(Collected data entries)
+bool ptta_conv32_pair_applies(const Conv32Args& first, const Conv32Args& second) {
+    const Conv32Args &f = first, &g = second;
+    if (!f.w || !g.w || !f.in) return false;
+    if (f.mode != CONV_S2 || g.mode != CONV_S1 || f.bf16 != g.bf16 || f.naive || g.naive || (!f.bf16 && (!f.x3 || !g.x3)) || f.w2 != g.w2) return false;
+    if (f.bits_out && (f.bits_sum || f.bf16)) return false;
+    if (g.bits_out && g.bf16) return false;
+    if (f.w2) {
+        if (!f.bf16 || f.relu_in || g.relu_in || f.up || g.up || f.bits_out || g.bits_out) return false;
+        if (!f.mask || !f.mask_bits || !f.add1 || f.add2 || !f.out_sum) return false;
+        if (!g.mask || !g.mask_bits || g.add1 || g.add2 || g.out_sum || !g.out_raw) return false;
+    } else {
+        if (!f.relu_in || f.up || f.mask || f.add1 || f.add2 || f.out_sum || f.mask_bits) return false;
+        if (!g.relu_in || !g.up || g.mask || g.mask_bits || (g.add2 && !g.add1) || (!g.out_raw && !g.out_sum)) return false;
+    }
+    const int Hm = f.Hin / 2, Wm = f.Win / 2;
+    if (Hm < 2 || Wm < 2 || g.Hin != Hm || g.Win != Wm || g.B != f.B || f.B < 1) return false;
+    const long tiles8 = (long)g.B * ((Wm + 31) / 32) * ((Hm + X3_TH - 1) / X3_TH);
+    return tiles8 <= 256;
+}
+int ptta_launch_conv32_pair(const Conv32Args& first, const Conv32Args& second, hipStream_t s) {
+    if (!ptta_conv32_pair_applies(first, second)) return 1;
+    return first.bf16 ? launch_pair_t<bf16_t>(first, second, s) : launch_pair_t<float>(first, second, s);
+}
diff --git a/tta-depth-completion_amd/csrc/msgchn_backward.hip b/tta-depth-completion_amd/csrc/msgchn_backward.hip
--- a/tta-depth-completion_amd/csrc/msgchn_backward.hip
+++ b/tta-depth-completion_amd/csrc/msgchn_backward.hip
@@ -132,10 +132,9 @@
     CV("depth_decoder3.dec2.3", true, CONV_S1, c->ds1_3, Nn, Nn, H2, W2, false, em(c->dt3, c->t3, Nn));
     if (join_aux) HIPCHK(hipStreamWaitEvent(s, c->ev_join, 0));
     { E e; e.raw = c->dw2; e.mask = c->w2; e.mask_nb = B2; e.sum = c->dfeat_tot; e.add1 = c->g_feat; e.add1_nb = Nn;
-      CV("depth_decoder3.dec2.1", true, CONV_S2, c->dt3, Nn, Nn, H2, W2, false, e); }
+      RUN(conv32_pair(c, s, true, "depth_decoder3.dec2.1", c->dt3, Nn, Nn, H2, W2, e, "depth_encoder3.enc2.3", Nn, em(c->de3_2a, c->e3_2a, B2))); }
     hipStream_t sd = join_aux ? c->aux(s) : nullptr;
     if (!sd) sd = s;
-    CV("depth_encoder3.enc2.3", true, CONV_S1, c->dfeat_tot, Nn, Nn, H4, W4, false, em(c->de3_2a, c->e3_2a, B2));
     { E e; e.sum = c->de3_1; e.mask = c->e3_1; e.mask_nb = B2; e.add1 = c->ds1_3; e.add1_nb = Nn;
       CV("depth_encoder3.enc2.1", true, CONV_T2, c->de3_2a, Nn, Nn, H4, W4, false, e); }
     CV("depth_encoder3.enc1.3", true, CONV_S1, c->de3_1, Nn, Nn, H2, W2, false, em(c->de3_1a, c->e3_1a, B2));
@@ -160,11 +159,9 @@
       RUN(head_bwd("depth_decoder2.prdct.3", "depth_decoder2.prdct.1", c->dq, c->v2, c->dv2, H2, W2, e)); }
     CV("depth_decoder2.dec1.3", true, CONV_S1, c->dz4, Nn, Nn, H2, W2, false, em(c->du2, c->u2, B2));
     { E e = em(c->ds1_2, c->s1_2, B2); e.sum = c->dz3; e.add1 = c->up3_t; e.add1_nb = Nn;
-      CV("depth_decoder2.dec1.1", true, CONV_S2, c->du2, Nn, Nn, H2, W2, false, e); }
-    CV("depth_decoder2.dec2.3", true, CONV_S1, c->dz3, Nn, Nn, H4, W4, false, em(c->dt2, c->t2, B2));
+      RUN(conv32_pair(c, s, true, "depth_decoder2.dec1.1", c->du2, Nn, Nn, H2, W2, e, "depth_decoder2.dec2.3", Nn, em(c->dt2, c->t2, B2))); }
     { E e; e.sum = c->dz2; e.mask = c->z2; e.mask_nb = B2; e.add1 = c->dz2_up; e.add1_nb = Nn;
-      CV("depth_decoder2.dec2.1", true, CONV_S2, c->dt2, Nn, Nn, H4, W4, false, e); }
-    CV("depth_encoder2.enc2.3", true, CONV_S1, c->dz2, Nn, Nn, H8, W8, false, em(c->de2_2a, c->e2_2a, B2));
+      RUN(conv32_pair(c, s, true, "depth_decoder2.dec2.1", c->dt2, Nn, Nn, H4, W4, e, "depth_encoder2.enc2.3", Nn, em(c->de2_2a, c->e2_2a, B2))); }
     { E e; e.sum = c->de2_1; e.mask = c->e2_1; e.mask_nb = B2; e.add1 = c->ds1_2; e.add1_nb = Nn;
       CV("depth_encoder2.enc2.1", true, CONV_T2, c->de2_2a, Nn, Nn, H8, W8, false, e); }
     CV("depth_encoder2.enc1.3", true, CONV_S1, c->de2_1, Nn, Nn, H4, W4, false, em(c->de2_1a, c->e2_1a, B2));
diff --git a/tta-depth-completion_amd/csrc/msgchn_ctx.h b/tta-depth-completion_amd/csrc/msgchn_ctx.h
--- a/tta-depth-completion_amd/csrc/msgchn_ctx.h
+++ b/tta-depth-completion_amd/csrc/msgchn_ctx.h
@@ -117,6 +117,8 @@
     hipEvent_t ev_loss = nullptr;
     hipEvent_t ev_dpart = nullptr;
     int fuse_first = 1, fuse_head_bwd = 1;
+    int pair_fuse = 1;
+    int pair_fuse_count = 0;
     int cos_grad_fused = 1;
     bool cos_in_gemm = false;
     void* w0frag = nullptr; float *hm_part = nullptr, *headP = nullptr; double* head_k12 = nullptr;
@@ -282,6 +284,8 @@
 int conv_out1_p(ptta_ctx* c, const ConvOut1Args& a, hipStream_t s);
 int conv32(ptta_ctx* c, hipStream_t s, const std::string& layer, bool bwd, int mode, const void* in, int in_nb,
            int B, int Hin, int Win, bool relu, const E& e);
+int conv32_pair(ptta_ctx* c, hipStream_t s, bool bwd, const std::string& first, const void* in, int in_nb, int B, int Hin, int Win, const E& fe,
+                const std::string& second, int mid_nb, const E& se);
 int conv32w(ptta_ctx* c, hipStream_t s, const ConvW* w, const float* bias, const void* in, int in_nb, int B, int H, int W, const E& e);
 int conv32_first_bwd(ptta_ctx* c, hipStream_t s, const std::string& layer, ConvInArgs& f, int B, int H, int W, const E& e);
 int to_narrow(ptta_ctx* c, const void* src_f32, void* dst, long n, hipStream_t s);
diff --git a/tta-depth-completion_amd/csrc/msgchn_forward.hip b/tta-depth-completion_amd/csrc/msgchn_forward.hip
--- a/tta-depth-completion_amd/csrc/msgchn_forward.hip
+++ b/tta-depth-completion_amd/csrc/msgchn_forward.hip
@@ -20,18 +20,16 @@
     return ptta_launch_conv_out1(a, s);
 }
 
-int conv32(ptta_ctx* c, hipStream_t s, const std::string& layer, bool bwd, int mode, const void* in, int in_nb,
-           int B, int Hin, int Win, bool relu, const E& e) {
+static int conv32_args(ptta_ctx* c, Conv32Args& a, const std::string& layer, bool bwd, int mode, const void* in, int in_nb,
+                       int B, int Hin, int Win, bool relu, const E& e) {
     auto it = c->l32.find(layer);
     if (it == c->l32.end()) return c->fail("unknown 32->32 layer " + layer, -2);
-    Conv32Args a;
     a.in = in; a.in_nb = in_nb; a.w = bwd ? &it->second.b : &it->second.f;
     a.bias = bwd ? nullptr : (layer == "conv1_rgb_meta" ? c->meta_b : it->second.bias);
     a.up = e.up; a.up_nb = e.up_nb; a.mask = e.mask; a.mask_nb = e.mask_nb;
     a.add1 = e.add1; a.add1_nb = e.add1_nb; a.add2 = e.add2; a.add2_nb = e.add2_nb;
     a.out_raw = e.raw; a.out_sum = e.sum;
     const bool nar = e.nar || (bwd && c->nar_bwd);
-    const int es_l = nar ? 2 : c->es;
     a.B = B; a.Hin = Hin; a.Win = Win; a.mode = mode; a.relu_in = relu ? 1 : 0; a.bf16 = nar ? 1 : c->bf16; a.naive = c->naive; a.x3 = c->x3;
     a.w2 = (bwd && c->nar_bwd && c->bwd_w2) ? 1 : 0;
     if (!c->mbits.empty()) {
@@ -42,6 +40,22 @@
             if (bs || br) { a.bits_out = bs ? bs : br; a.bits_sum = bs ? 1 : 0; a.bits_nb = c->Nn; }
         }
     }
+    return 0;
+}
+
+static void conv32_cost(int mode, int B, int Hin, int Win, int es_l, double& bytes, double& macs) {
+    const long pin = (long)B * Hin * Win;
+    const long pout = mode == CONV_S1 ? pin : (mode == CONV_S2 ? pin / 4 : pin * 4);
+    bytes = (double)((pin + pout) * 32 + 9216) * es_l;
+    macs = (double)(mode == CONV_T2 ? pin : pout) * 9.0 * 32.0 * 32.0;
+}
+
+int conv32(ptta_ctx* c, hipStream_t s, const std::string& layer, bool bwd, int mode, const void* in, int in_nb,
+           int B, int Hin, int Win, bool relu, const E& e) {
+    Conv32Args a;
+    { const int rc = conv32_args(c, a, layer, bwd, mode, in, in_nb, B, Hin, Win, relu, e); if (rc) return rc; }
+    const bool nar = e.nar || (bwd && c->nar_bwd);
+    const int es_l = nar ? 2 : c->es;
     const long pin = (long)B * Hin * Win;
     const long pout = mode == CONV_S1 ? pin : (mode == CONV_S2 ? pin / 4 : pin * 4);
     const bool small = (long)Hin * Win <= (long)c->H4 * c->W4 * (mode == CONV_S2 ? 4 : 1);
@@ -51,6 +65,31 @@
     ProfScope ps(c, (mode == CONV_S1 ? (relu ? 0 : 2) : 4) + (small ? 1 : 0), s, (double)((pin + pout) * 32 + 9216) * es_l,
                  (double)(mode == CONV_T2 ? pin : pout) * 9.0 * 32.0 * 32.0, 1);
     return ptta_launch_conv32(a, s);
+}
+
+int conv32_pair(ptta_ctx* c, hipStream_t s, bool bwd, const std::string& first, const void* in, int in_nb, int B, int Hin, int Win, const E& fe,
+                const std::string& second, int mid_nb, const E& se) {
+    const int Hm = Hin / 2, Wm = Win / 2;
+    const bool relu = !bwd;
+    void* const mid = fe.sum ? fe.sum : fe.raw;
+    const bool nar = fe.nar || (bwd && c->nar_bwd);
+    if (c->pair_fuse && !c->naive && (c->x3 || c->bf16 || nar) && fe.nar == se.nar && mid) {
+        Conv32Args f, g;
+        { const int rc = conv32_args(c, f, first, bwd, CONV_S2, in, in_nb, B, Hin, Win, relu, fe); if (rc) return rc; }
+        { const int rc = conv32_args(c, g, second, bwd, CONV_S1, mid, mid_nb, B, Hm, Wm, relu, se); if (rc) return rc; }
+        if (mid_nb == B && ptta_conv32_pair_applies(f, g)) {
+            const int es_l = nar ? 2 : c->es;
+            double b1, m1, b2, m2;
+            conv32_cost(CONV_S2, B, Hin, Win, es_l, b1, m1); conv32_cost(CONV_S1, B, Hm, Wm, es_l, b2, m2);
+            ProfScope ps(c, 5, s, b1 + b2, m1 + m2, 1);
+            const int rc = ptta_launch_conv32_pair(f, g, s);
+            if (rc == 1) return c->fail("conv32_pair: fused form refused a case its own test accepted", -22);
+            if (rc == 0) c->pair_fuse_count++;
+            return rc;
+        }
+    }
+    { const int rc = conv32(c, s, first, bwd, CONV_S2, in, in_nb, B, Hin, Win, relu, fe); if (rc) return rc; }
+    return conv32(c, s, second, bwd, CONV_S1, mid, mid_nb, B, Hm, Wm, relu, se);
 }
 
 int conv32w(ptta_ctx* c, hipStream_t s, const ConvW* w, const float* bias, const void* in, int in_nb, int B, int H, int W, const E& e) {
@@ -347,11 +386,10 @@
             E e; e.nar = nar; e.raw = A(c->e2_0, H2, W2); e.up = A(c->y4, H4, W4); e.up_nb = Bl;
             RUN(conv32_first(c, st, "depth_encoder2.init.2", a, (b0 == 0 && !nar) ? Nn : 0, Bl, H2, W2, e));
         }
-        CR("depth_encoder2.enc1.1", false, CONV_S2, A(c->e2_0, H2, W2), Bl, Bl, H2, W2, true, raw(A(c->e2_1a, H4, W4)));
-        { E e; e.nar = nar; e.raw = A(c->e2_1, H4, W4); e.up = A(c->y3, H8, W8); e.up_nb = Bl; CR("depth_encoder2.enc1.3", false, CONV_S1, A(c->e2_1a, H4, W4), Bl, Bl, H4, W4, true, e); }
-        CR("depth_encoder2.enc2.1", false, CONV_S2, A(c->e2_1, H4, W4), Bl, Bl, H4, W4, true, raw(A(c->e2_2a, H8, W8)));
+        { E e; e.nar = nar; e.raw = A(c->e2_1, H4, W4); e.up = A(c->y3, H8, W8); e.up_nb = Bl;
+          RUN(conv32_pair(c, st, false, "depth_encoder2.enc1.1", A(c->e2_0, H2, W2), Bl, Bl, H2, W2, raw(A(c->e2_1a, H4, W4)), "depth_encoder2.enc1.3", Bl, e)); }
         { E e; e.nar = nar; e.sum = A(c->z2, H8, W8); e.up = A(c->y2, H16, W16); e.up_nb = Bl; e.add1 = A(c->c3, H8, W8); e.add1_nb = Bl;
-          CR("depth_encoder2.enc2.3", false, CONV_S1, A(c->e2_2a, H8, W8), Bl, Bl, H8, W8, true, e); }
+          RUN(conv32_pair(c, st, false, "depth_encoder2.enc2.1", A(c->e2_1, H4, W4), Bl, Bl, H4, W4, raw(A(c->e2_2a, H8, W8)), "depth_encoder2.enc2.3", Bl, e)); }
         CR("depth_decoder2.dec2.1", false, CONV_T2, A(c->z2, H8, W8), Bl, Bl, H8, W8, true, raw(A(c->t2, H4, W4)));
         { E e; e.nar = nar; e.raw = A(c->z3, H4, W4); e.sum = A(c->s1_2, H4, W4); e.add1 = A(c->e2_1, H4, W4); e.add1_nb = Bl; e.add2 = A(c->m, H4, W4); e.add2_nb = Bl;
           CR("depth_decoder2.dec2.3", false, CONV_S1, A(c->t2, H4, W4), Bl, Bl, H4, W4, true, e); }
@@ -378,10 +416,9 @@
         }
         CR("depth_encoder3.enc1.1", false, CONV_S2, A(c->e3_0, H1, W1), Bl, Bl, H1, W1, true, raw(A(c->e3_1a, H2, W2)));
         { E e; e.nar = nar; e.raw = A(c->e3_1, H2, W2); e.up = A(c->z3, H4, W4); e.up_nb = Bl; CR("depth_encoder3.enc1.3", false, CONV_S1, A(c->e3_1a, H2, W2), Bl, Bl, H2, W2, true, e); }
-        CR("depth_encoder3.enc2.1", false, CONV_S2, A(c->e3_1, H2, W2), Bl, Bl, H2, W2, true, raw(A(c->e3_2a, H4, W4)));
         { E e; e.nar = nar; e.raw = A(c->feat, H4, W4); e.up = A(c->z2, H8, W8); e.up_nb = Bl; e.add1 = A(c->m, H4, W4); e.add1_nb = Bl;
           if (!nar) e.sum = A(c->w2, H4, W4); else e.add1 = nullptr;
-          CR("depth_encoder3.enc2.3", false, CONV_S1, A(c->e3_2a, H4, W4), Bl, Bl, H4, W4, true, e); }
+          RUN(conv32_pair(c, st, false, "depth_encoder3.enc2.1", A(c->e3_1, H2, W2), Bl, Bl, H2, W2, raw(A(c->e3_2a, H4, W4)), "depth_encoder3.enc2.3", Bl, e)); }
 #undef CR
         return 0;
     };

WHAT THE TASK ASKS: Copy, exactly and only, the lines above that begin with the one containing "em(c->de2_2a, c->e2_2a, B2)));" and finish with the one containing "bool cos_in_gemm = false;".

PROBLEM SOLUTION:
+      RUN(conv32_pair(c, s, true, "depth_decoder2.dec2.1", c->dt2, Nn, Nn, H4, W4, e, "depth_encoder2.enc2.3", Nn, em(c->de2_2a, c->e2_2a, B2))); }
     { E e; e.sum = c->de2_1; e.mask = c->e2_1; e.mask_nb = B2; e.add1 = c->ds1_2; e.add1_nb = Nn;
       CV("depth_encoder2.enc2.1", true, CONV_T2, c->de2_2a, Nn, Nn, H8, W8, false, e); }
     CV("depth_encoder2.enc1.3", true, CONV_S1, c->de2_1, Nn, Nn, H4, W4, false, em(c->de2_1a, c->e2_1a, B2));
diff --git a/tta-depth-completion_amd/csrc/msgchn_ctx.h b/tta-depth-completion_amd/csrc/msgchn_ctx.h
--- a/tta-depth-completion_amd/csrc/msgchn_ctx.h
+++ b/tta-depth-completion_amd/csrc/msgchn_ctx.h
@@ -117,6 +117,8 @@
     hipEvent_t ev_loss = nullptr;
     hipEvent_t ev_dpart = nullptr;
     int fuse_first = 1, fuse_head_bwd = 1;
+    int pair_fuse = 1;
+    int pair_fuse_count = 0;
     int cos_grad_fused = 1;
     bool cos_in_gemm = false;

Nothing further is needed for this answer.